Data under study:
+    AReg RA;
+    Frag A0[4], A1[4];
+    if (abl == 1 || abl == 3) {
+#pragma unroll
+        for (int b = 0; b < NBLK; ++b) B[b].h = B[b].l = *reinterpret_cast<const bf16x8*>(wbytes + lane16);
+    }
+    if (abl == 1) {
+#pragma unroll
+        for (int s = 0; s < 4; ++s) A0[s].h = A0[s].l = A1[s].h = A1[s].l = *reinterpret_cast<const bf16x8*>(wbytes + FRAG + lane16);
+    }
+    fetch_a(RA, cur, 0, true);
+    fetch_sty(RA, cur, 0, true);
+    wnext = stage_image(cur, 0, true);
+#pragma unroll
+    for (int b = 0; b < NBLK; ++b) ldB(b);
+#pragma unroll
+    for (int j = 0; j < AJ; ++j) store_item(RA, 0, j);
+    wave_lds_fence();
+    ldA(A0, 0, 0);
+    int buf = 0;
+
+    const int c4 = li & ~3;
+    for (;;) {
+#pragma unroll
+        for (int t = 0; t < 4; ++t)
+#pragma unroll
+            for (int c = 0; c < 4; ++c)
+#pragma unroll
+                for (int r = 0; r < 16; ++r) acc[t][c][r] = 0.f;
+        int lane_t = lane;
+        asm volatile("" : "+v"(lane_t));
+        float nz_reg[NZJ];
+#pragma unroll
+        for (int j = 0; j < NZJ; ++j) {
+            nz_reg[j] = 0.f;
+            if (!PC && p.noise) {
+                const int e = lane_t + 64 * j;
+                const int oy = cur.ty * OH + e / OW, ox = cur.tx * OW + e % OW;
+                if (e < NZ && oy < p.Ho && ox < p.Wo) nz_reg[j] = p.noise[(int64_t)cur.tb * p.noise_bstride + (int64_t)oy * p.Wo + ox];
+            }
+        }
+        const float nw_reg = p.noise ? p.noise_w[0] : 0.f;
+
+        for (int c = 0; c < nchunk; ++c) {
+            const bool last = (c + 1 == nchunk);
+            const TileId& nid = last ? nxt : cur;
+            const bool nreal = !last || has_next;
+            const int cn = last ? 0 : c + 1;
+            fetch_a(RA, nid, cn, nreal);
+            wnext = stage_image(nid, cn, nreal);
+            __builtin_amdgcn_sched_barrier(0);
+            ldA(A1, buf, 1);
+            __builtin_amdgcn_sched_barrier(0);
+            mtile(A0, 0);
+            __builtin_amdgcn_sched_barrier(0);
+            if (!PC && c == 0) {
+#pragma unroll
+                for (int j = 0; j < NZJ; ++j)
+                    if (lane_t + 64 * j < NZ) s_nz[lane_t + 64 * j] = nw_reg * nz_reg[j];
+            }
+            ldA(A0, buf, 2);
+            __builtin_amdgcn_sched_barrier(0);
+            mtile(A1, 1);
+            __builtin_amdgcn_sched_barrier(0);
+            ldA(A1, buf, 3);
+            fetch_sty(RA, nid, cn, nreal);
+            __builtin_amdgcn_sched_barrier(0);
+            mtile(A0, 2);
+            __builtin_amdgcn_sched_barrier(0);
+            store_item(RA, buf ^ 1, 0);
+            store_item(RA, buf ^ 1, 1);
+            grp0(A1, 3);
+            interleave(std::integral_constant<int, 12>{}, std::integral_constant<int, 8>{});
+            __builtin_amdgcn_sched_barrier(0);
+            if (!last) { ldB(0); ldB(4); ldB(6); ldB(8); }
+            store_item(RA, buf ^ 1, 2);
+            grp1(A1, 3);
+            interleave(std::integral_constant<int, 6>{}, std::integral_constant<int, 8>{});
+            __builtin_amdgcn_sched_barrier(0);
+            if (!last) { ldB(1); ldB(7); }
+            store_item(RA, buf ^ 1, 3);
+            grp2(A1, 3);
+            interleave(std::integral_constant<int, 6>{}, std::integral_constant<int, 8>{});
+            __builtin_amdgcn_sched_barrier(0);
+            if (!last) { ldB(2); ldB(5); }
+            store_item(RA, buf ^ 1, 4);
+            grp3(A1, 3);
+            __builtin_amdgcn_sched_barrier(0);
+            if (!last) ldB(3);
+            wave_lds_fence();
+            if (!last) ldA(A0, buf ^ 1, 0);
+            __builtin_amdgcn_sched_barrier(0);
+            buf ^= 1;
+        }
+
+        const int co0 = cur.nt * BNC + c4;
+        f32x4 d_reg = {1.f, 1.f, 1.f, 1.f}, b_reg = {0.f, 0.f, 0.f, 0.f};
+        if (p.out_scale) d_reg = *reinterpret_cast<const f32x4*>(p.out_scale + (size_t)cur.tb * p.Cout + co0);
+        if (p.bias) b_reg = *reinterpret_cast<const f32x4*>(p.bias + co0);
+        auto next_tile_b = [&]() {
+#pragma unroll
+            for (int b = 0; b < NBLK; ++b) ldB(b);
+        };
+        constexpr int QY_NEXT_B = 20;
+        if (abl == 1 || abl == 4) {
+#pragma unroll
+            for (int t = 0; t < 4; ++t) asm volatile("" :: "v"(acc[t][0][0]), "v"(acc[t][1][7]), "v"(acc[t][2][3]), "v"(acc[t][3][9]));
+            next_tile_b();
+        } else {
+            const float gain = (p.act == 1) ? p.gain : 1.f;
+            const int ycs = p.y_cstride ? p.y_cstride : p.Cout;
+            const int rows_left = p.Ho - cur.ty * OH, cols_left = p.Wo - cur.tx * OW;
+            int lane_e = lane;
+            asm volatile("" : "+v"(lane_e));
+            const int i4 = lane_e & 3, c4 = lane_e & 28;
+            const int oxh = (OW / 2) * (lane_e >> 5);
+            const int oxA = oxh + i4, oxB = oxh + (i4 < 2 ? 4 + i4 : i4 - 2), oxC = oxh + 2 + i4, rowB = i4 >> 1;
+            const bool okA = oxA < cols_left, okB = oxB < cols_left, okC = oxC < cols_left;
+            const int64_t pix0 = ((int64_t)cur.tb * p.Ho + cur.ty * OH) * p.Wo + cur.tx * OW;
+            unsigned char* ytile = reinterpret_cast<unsigned char*>(p.y + pix0 * ycs + cur.nt * BNC);
+            const unsigned yrow = (unsigned)p.Wo * ycs * 4u;
+            const unsigned yA = (unsigned)(oxA * ycs + c4) * 4u, yB = (unsigned)((rowB * p.Wo + oxB) * ycs + c4) * 4u,
+                           yC = (unsigned)((p.Wo + oxC) * ycs + c4) * 4u;
+            const unsigned char* ntile = nullptr;
+            unsigned nrow = 0, nA = 0, nB = 0, nC = 0;
+            if (PC) {
+                ntile = reinterpret_cast<const unsigned char*>(
+                    p.noise + ((int64_t)cur.tb * p.noise_bstride + ((int64_t)cur.ty * OH * p.Wo + cur.tx * OW)) * p.Cout + cur.nt * BNC);
+                nrow = (unsigned)p.Wo * p.Cout * 4u;
+                nA = (unsigned)(oxA * p.Cout + c4) * 4u;
+                nB = (unsigned)((rowB * p.Wo + oxB) * p.Cout + c4) * 4u;
+                nC = (unsigned)((p.Wo + oxC) * p.Cout + c4) * 4u;
+            }
+            const int zA = oxA, zB = rowB * OW + oxB, zC = OW + oxC;
+            auto finish = [&](const float a0, const float a1, const float a2, const float a3, const int r0, const bool ok,
+                              const unsigned yoff, const unsigned noff, const int zoff) {
+                if (ok) {
+                    float v[4] = {a0, a1, a2, a3};
+                    if (PC) {
+                        const f32x4 nz = *reinterpret_cast<const f32x4*>((ntile + (size_t)r0 * nrow) + noff);
+#pragma unroll
+                        for (int e = 0; e < 4; ++e) v[e] = v[e] * d_reg[e] + b_reg[e] + e4s_mul_rn(nw_reg, nz[e]);
+                    } else {
+                        const float nz = s_nz[r0 * OW + zoff];
+#pragma unroll
+                        for (int e = 0; e < 4; ++e) v[e] = v[e] * d_reg[e] + b_reg[e] + nz;
+                    }
+                    if (p.act) {
+#pragma unroll
+                        for (int e = 0; e < 4; ++e) v[e] = (v[e] > 0.f ? v[e] : v[e] * p.alpha) * gain;
+                    }
+                    const f32x4 o = {v[0], v[1], v[2], v[3]};
+                    if (abl == 5) asm volatile("" :: "v"(o));
+                    else *reinterpret_cast<f32x4*>((ytile + (size_t)r0 * yrow) + yoff) = o;
+                }
+            };
+            auto emit = [&](const int r0, const float (&e)[6], const float (&o)[6]) {
+                if (r0 >= rows_left) return;
+                float a0 = e[0], a1 = e[1], a2 = e[2], a3 = e[3];
+                quad_transpose4(a0, a1, a2, a3, lane);
+                finish(a0, a1, a2, a3, r0, okA, yA, nA, zA);
+                a0 = e[4]; a1 = e[5]; a2 = o[0]; a3 = o[1];
+                quad_transpose4(a0, a1, a2, a3, lane);
+                finish(a0, a1, a2, a3, r0, okB, yB, nB, zB);
+                a0 = o[2]; a1 = o[3]; a2 = o[4]; a3 = o[5];
+                quad_transpose4(a0, a1, a2, a3, lane);
+                finish(a0, a1, a2, a3, r0, okC, yC, nC, zC);
+            };
+            auto window = [&](float (&w)[9], const int qy) {
+                float c[8];
+#pragma unroll
+                for (int k = 0; k < 8; ++k) c[k] = acc[qy >> 3][2 * (qy & 1) + (k & 1)][4 * ((qy >> 1) & 3) + (k >> 1)];
+                const u32x2 s1 = __builtin_amdgcn_permlane32_swap(__float_as_uint(c[0]), __float_as_uint(c[7]), false, false);
+                const u32x2 s2 = __builtin_amdgcn_permlane32_swap(__float_as_uint(c[1]), __float_as_uint(c[1]), false, false);
+                const float x7 = __uint_as_float(s1[0]), x8 = __uint_as_float(s1[1]), x9 = __uint_as_float(s2[1]);
+                w[0] = kh ? x7 : c[1];
+#pragma unroll
+                for (int j = 1; j < 7; ++j) w[j] = kh ? c[j - 1] : c[j + 1];
+                w[7] = kh ? c[6] : x8;
+                w[8] = kh ? c[7] : x9;
+            };
+            float ev[6];
+            if (sep) {
+                float H[4][6];
+#pragma unroll
+                for (int qy = 1; qy < 2 * TAH; ++qy) {
+                    float w[9];
+                    window(w, qy);
+#pragma unroll
+                    for (int j = 0; j < 6; ++j) H[(qy - 1) & 3][j] = w[j] * fv[0] + w[j + 1] * fv[1] + w[j + 2] * fv[2] + w[j + 3] * fv[3];
+                    if (qy >= 4) {
+                        const int r = qy - 4;
+                        float o[6];
+#pragma unroll
+                        for (int j = 0; j < 6; ++j)
+                            o[j] = H[r & 3][j] * fu[0] + H[(r + 1) & 3][j] * fu[1] + H[(r + 2) & 3][j] * fu[2] + H[(r + 3) & 3][j] * fu[3];
+                        if (r & 1) emit(r - 1, ev, o);
+                        else {
+#pragma unroll
+                            for (int j = 0; j < 6; ++j) ev[j] = o[j];
+                        }
+                    }
+                    __builtin_amdgcn_sched_barrier(0);
+                    if (qy == QY_NEXT_B) {
+                        next_tile_b();
+                        __builtin_amdgcn_sched_barrier(0);
+                    }
+                }
+            } else {
+                float kf[16];
+#pragma unroll
+                for (int a = 0; a < 16; ++a) kf[a] = k4[15 - a];
+                float W[4][9];
+#pragma unroll
+                for (int qy = 1; qy < 2 * TAH; ++qy) {
+                    window(W[(qy - 1) & 3], qy);
+                    if (qy >= 4) {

Directions for this task: Give back, unchanged, the run of lines in the listing above that begins at the line containing "p.Cout + co0);" and ends at the line containing "oxB) * p.Cout + c4) * 4u;", both included.

Answer space:
+        if (p.out_scale) d_reg = *reinterpret_cast<const f32x4*>(p.out_scale + (size_t)cur.tb * p.Cout + co0);
+        if (p.bias) b_reg = *reinterpret_cast<const f32x4*>(p.bias + co0);
+        auto next_tile_b = [&]() {
+#pragma unroll
+            for (int b = 0; b < NBLK; ++b) ldB(b);
+        };
+        constexpr int QY_NEXT_B = 20;
+        if (abl == 1 || abl == 4) {
+#pragma unroll
+            for (int t = 0; t < 4; ++t) asm volatile("" :: "v"(acc[t][0][0]), "v"(acc[t][1][7]), "v"(acc[t][2][3]), "v"(acc[t][3][9]));
+            next_tile_b();
+        } else {
+            const float gain = (p.act == 1) ? p.gain : 1.f;
+            const int ycs = p.y_cstride ? p.y_cstride : p.Cout;
+            const int rows_left = p.Ho - cur.ty * OH, cols_left = p.Wo - cur.tx * OW;
+            int lane_e = lane;
+            asm volatile("" : "+v"(lane_e));
+            const int i4 = lane_e & 3, c4 = lane_e & 28;
+            const int oxh = (OW / 2) * (lane_e >> 5);
+            const int oxA = oxh + i4, oxB = oxh + (i4 < 2 ? 4 + i4 : i4 - 2), oxC = oxh + 2 + i4, rowB = i4 >> 1;
+            const bool okA = oxA < cols_left, okB = oxB < cols_left, okC = oxC < cols_left;
+            const int64_t pix0 = ((int64_t)cur.tb * p.Ho + cur.ty * OH) * p.Wo + cur.tx * OW;
+            unsigned char* ytile = reinterpret_cast<unsigned char*>(p.y + pix0 * ycs + cur.nt * BNC);
+            const unsigned yrow = (unsigned)p.Wo * ycs * 4u;
+            const unsigned yA = (unsigned)(oxA * ycs + c4) * 4u, yB = (unsigned)((rowB * p.Wo + oxB) * ycs + c4) * 4u,
+                           yC = (unsigned)((p.Wo + oxC) * ycs + c4) * 4u;
+            const unsigned char* ntile = nullptr;
+            unsigned nrow = 0, nA = 0, nB = 0, nC = 0;
+            if (PC) {
+                ntile = reinterpret_cast<const unsigned char*>(
+                    p.noise + ((int64_t)cur.tb * p.noise_bstride + ((int64_t)cur.ty * OH * p.Wo + cur.tx * OW)) * p.Cout + cur.nt * BNC);
+                nrow = (unsigned)p.Wo * p.Cout * 4u;
+                nA = (unsigned)(oxA * p.Cout + c4) * 4u;
+                nB = (unsigned)((rowB * p.Wo + oxB) * p.Cout + c4) * 4u;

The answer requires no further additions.